**What is needed**
Where does the string "kperm" appear in the records? Copy each line that holds it.

Records from a data collection:
◆ ◆ ◆
# TechnetiumMan/DiffSound

Hardware: AMD Instinct MI355X
Metric: fwd+bwd modal-analysis passes/sec, 100k-tet ord-2 mesh, 64 modes (higher is better)
Workload: dtype f32

## Files before the change

diffsound_amd/csrc/spmm_narrow.inc:

```
constexpr int NARROW_TILE = 320;

template <bool SCALAR, int LVL>
__global__ void __launch_bounds__(256)
    spmm_union_narrow_kernel(const int2* __restrict__ utab, const int4* __restrict__ ctab, unsigned ngroups,
                             const int32_t* __restrict__ gent, const float* __restrict__ vals, int64_t nv,
                             const float* __restrict__ X, int64_t ldx, float* __restrict__ Y, int64_t ldy, int ncols, unsigned nwg) {
    using f4 = __attribute__((ext_vector_type(4))) float;
    __shared__ int s_ent[4][NARROW_TILE];
    __shared__ int s_pre[4][NARROW_TILE];
    const int lane = threadIdx.x & 63;
    const int wave = __builtin_amdgcn_readfirstlane(threadIdx.x >> 6);
    const unsigned grp = ds::xcd_remap(blockIdx.x, nwg) * 4 + wave;
    if (grp >= ngroups) return;
    int ch0 = (int)grp, ch1 = (int)grp + 1;
    if (utab) {
        const int2 ut = utab[grp];
        ch0 = __builtin_amdgcn_readfirstlane(ut.x), ch1 = __builtin_amdgcn_readfirstlane(ut.y);
    }
    const int4 cf = ctab[ch0];
    const int e0 = __builtin_amdgcn_readfirstlane(cf.x);
    const int b0 = __builtin_amdgcn_readfirstlane(cf.z);
    const int e1 = ch1 - 1 == ch0 ? __builtin_amdgcn_readfirstlane(cf.y) : __builtin_amdgcn_readfirstlane(ctab[ch1 - 1].y);
    const int ne = e1 - e0;
    const int cq = ncols >> 2;
    const int sh = cq == 1 ? 0 : (cq == 2 ? 1 : 2);
    const int cl = lane & ((1 << sh) - 1), es = lane >> sh, nslot = 64 >> sh;
    const bool active = cl < cq;
    int* se = s_ent[wave];
    int* sp = s_pre[wave];
    f4 acc[4][3];
#pragma unroll
    for (int s = 0; s < 4; ++s)
#pragma unroll
        for (int i = 0; i < 3; ++i) acc[s][i] = f4{0.f, 0.f, 0.f, 0.f};
    int base_blk = b0;
    for (int t0 = 0; t0 < ne; t0 += NARROW_TILE) {
        const int nt = min(NARROW_TILE, ne - t0);
        int running = 0;
        for (int i = 0; i < nt; i += 64) {
            const int idx = i + lane;
            const int ent = idx < nt ? gent[e0 + t0 + idx] : 0;
            const int pc = __builtin_popcount((unsigned)ent >> 28);
            int incl = pc;
#pragma unroll
            for (int d = 1; d < 64; d <<= 1) {
                const int v = __shfl_up(incl, d);
                if (lane >= d) incl += v;
            }
            if (idx < nt) se[idx] = ent, sp[idx] = running + incl - pc;
            running += __shfl(incl, 63);
        }
        __builtin_amdgcn_fence(__ATOMIC_RELEASE, "wavefront");
        __builtin_amdgcn_wave_barrier();
        __builtin_amdgcn_fence(__ATOMIC_ACQUIRE, "wavefront");
        for (int e = es; e < nt; e += nslot) {
            const int ent = se[e];
            const unsigned m = (unsigned)ent >> 28;
            const int64_t col = ent & 0x0fffffff;
            int64_t blk = base_blk + sp[e];
            f4 x0 = {0.f, 0.f, 0.f, 0.f}, x1 = x0, x2 = x0;
            if (active) {
                const float* xp = X + col * 3 * ldx + cl * 4;
                x0 = *reinterpret_cast<const f4*>(xp);
                x1 = *reinterpret_cast<const f4*>(xp + ldx);
                x2 = *reinterpret_cast<const f4*>(xp + 2 * ldx);
            }
#pragma unroll
            for (int s = 0; s < 4; ++s) {
                if (m & (1u << s)) {
                    if constexpr (SCALAR) {
                        const float c = vals[blk];
                        acc[s][0] += c * x0, acc[s][1] += c * x1, acc[s][2] += c * x2;
                    } else {
                        const float* k = vals + blk * 9;
                        float kk[9];
#pragma unroll
                        for (int j = 0; j < 9; ++j) kk[j] = k[j];
#pragma unroll
                        for (int i = 0; i < 3; ++i) acc[s][i] += kk[i] * x0 + kk[3 + i] * x1 + kk[6 + i] * x2;
                    }
                    ++blk;
                }
            }
        }
        base_blk += running;
        __builtin_amdgcn_fence(__ATOMIC_RELEASE, "wavefront");
        __builtin_amdgcn_wave_barrier();
        __builtin_amdgcn_fence(__ATOMIC_ACQUIRE, "wavefront");
    }
#pragma unroll
    for (int d = 1; d < 64; d <<= 1) {
        if (d >= (1 << sh)) {
#pragma unroll
            for (int s = 0; s < 4; ++s)
#pragma unroll
                for (int i = 0; i < 3; ++i)
#pragma unroll
                    for (int c = 0; c < 4; ++c) acc[s][i][c] += __shfl_xor(acc[s][i][c], d);
        }
    }
    const int64_t n0 = (int64_t)grp * 4;
    const int nn = (int)min<int64_t>(4, nv - n0);
    if (es == 0 && active) {
#pragma unroll
        for (int s = 0; s < 4; ++s)
            if (s < nn) {
#pragma unroll
                for (int i = 0; i < 3; ++i) *reinterpret_cast<f4*>(Y + ((n0 + s) * 3 + i) * ldy + cl * 4) = acc[s][i];
            }
    }
}
```

diffsound_amd/csrc/spmm_union.hip:

```cpp
#include <algorithm>
#include <cstdint>
#include <type_traits>

#include "spmm_device.h"

namespace {
#include "spmm_union.inc"
#include "spmm_narrow.inc"
}

__global__ void pack_groups_kernel(const float* __restrict__ vals_t, const int32_t* __restrict__ kperm, int64_t nnzb,
                                   float* __restrict__ kgrp) {
    const int64_t i = (int64_t)blockIdx.x * blockDim.x + threadIdx.x;
    if (i >= nnzb * 9) return;
    const int64_t p = i / 9;
    kgrp[i] = vals_t[(int64_t)kperm[p] * 9 + (i - p * 9)];
}
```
◆ ◆ ◆
**Answer for this exercise**
__global__ void pack_groups_kernel(const float* __restrict__ vals_t, const int32_t* __restrict__ kperm, int64_t nnzb,
    kgrp[i] = vals_t[(int64_t)kperm[p] * 9 + (i - p * 9)];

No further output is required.